# Task prompt
Find the line that contains "const int b = (int)blockIdx.x + G_short;", then repeat it and each line after it to the end of the records, exactly.

Saved entries
template <int NH>
__device__ __forceinline__ void word_segment_sum(int q0, int q1, int K, int kbase,
                                                 const int32_t *__restrict__ wdoc,
                                                 TwView tw_word,
                                                 const double *__restrict__ epg, double *acc)
{
    const int lane = threadIdx.x & (kWave - 1);
    int kk[NH];
#pragma unroll
    for (int h = 0; h < NH; ++h)
        kk[h] = min(kbase + 64 * h + lane, K - 1);
    int dl = lane < q1 - q0 ? wdoc[q0 + lane] : 0;
    double tl = lane < q1 - q0 ? tw_word[q0 + lane] : 0.0;
    for (int q = q0; q < q1; q += 16) {
        const int cnt = min(16, q1 - q);
        const int dcur = dl;
        const int tlo = __double2loint(tl), thi = __double2hiint(tl);
        if (q + 16 < q1) {
            const bool more = lane < q1 - q - 16;
            dl = more ? wdoc[q + 16 + lane] : 0;
            tl = more ? tw_word[q + 16 + lane] : 0.0;
        }
#pragma unroll
        for (int grp = 0; grp < 16 / kStatRows; ++grp) {
            if (kStatRows * grp < cnt) {
                double ev[kStatRows][NH];
#pragma unroll
                for (int u = 0; u < kStatRows; ++u) {
                    const size_t row = (size_t)__builtin_amdgcn_readlane(dcur, kStatRows * grp + u) * K;
#pragma unroll
                    for (int h = 0; h < NH; ++h)
                        ev[u][h] = epg[row + kk[h]];
                }
#pragma unroll
                for (int u = 0; u < kStatRows; ++u) {
                    const double tu =
                        __hiloint2double(__builtin_amdgcn_readlane(thi, kStatRows * grp + u),
                                         __builtin_amdgcn_readlane(tlo, kStatRows * grp + u));
#pragma unroll
                    for (int h = 0; h < NH; ++h)
                        acc[h] = fma(tu, ev[u][h], acc[h]);
                }
            }
        }
    }
}


struct VeryLongArgs {
    int G_seg;
    int seg_len;
    int n_tasks, n_words;
    const int4 *task;
    const int4 *word;
    int j0, t0;
    double *seg_partial;
    unsigned int *seg_counter;
    int row_base;
    int n_rows;
};

__device__ __forceinline__ int long_first_block(int G_short, int long_len)
{
    if (long_len <= kLongWord)
        return (int)blockIdx.x;
    const int nb = (int)gridDim.x;
    const int b = (int)blockIdx.x + G_short;
    return b >= nb ? b - nb : b;
}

# Exercise result
    const int b = (int)blockIdx.x + G_short;
    return b >= nb ? b - nb : b;
}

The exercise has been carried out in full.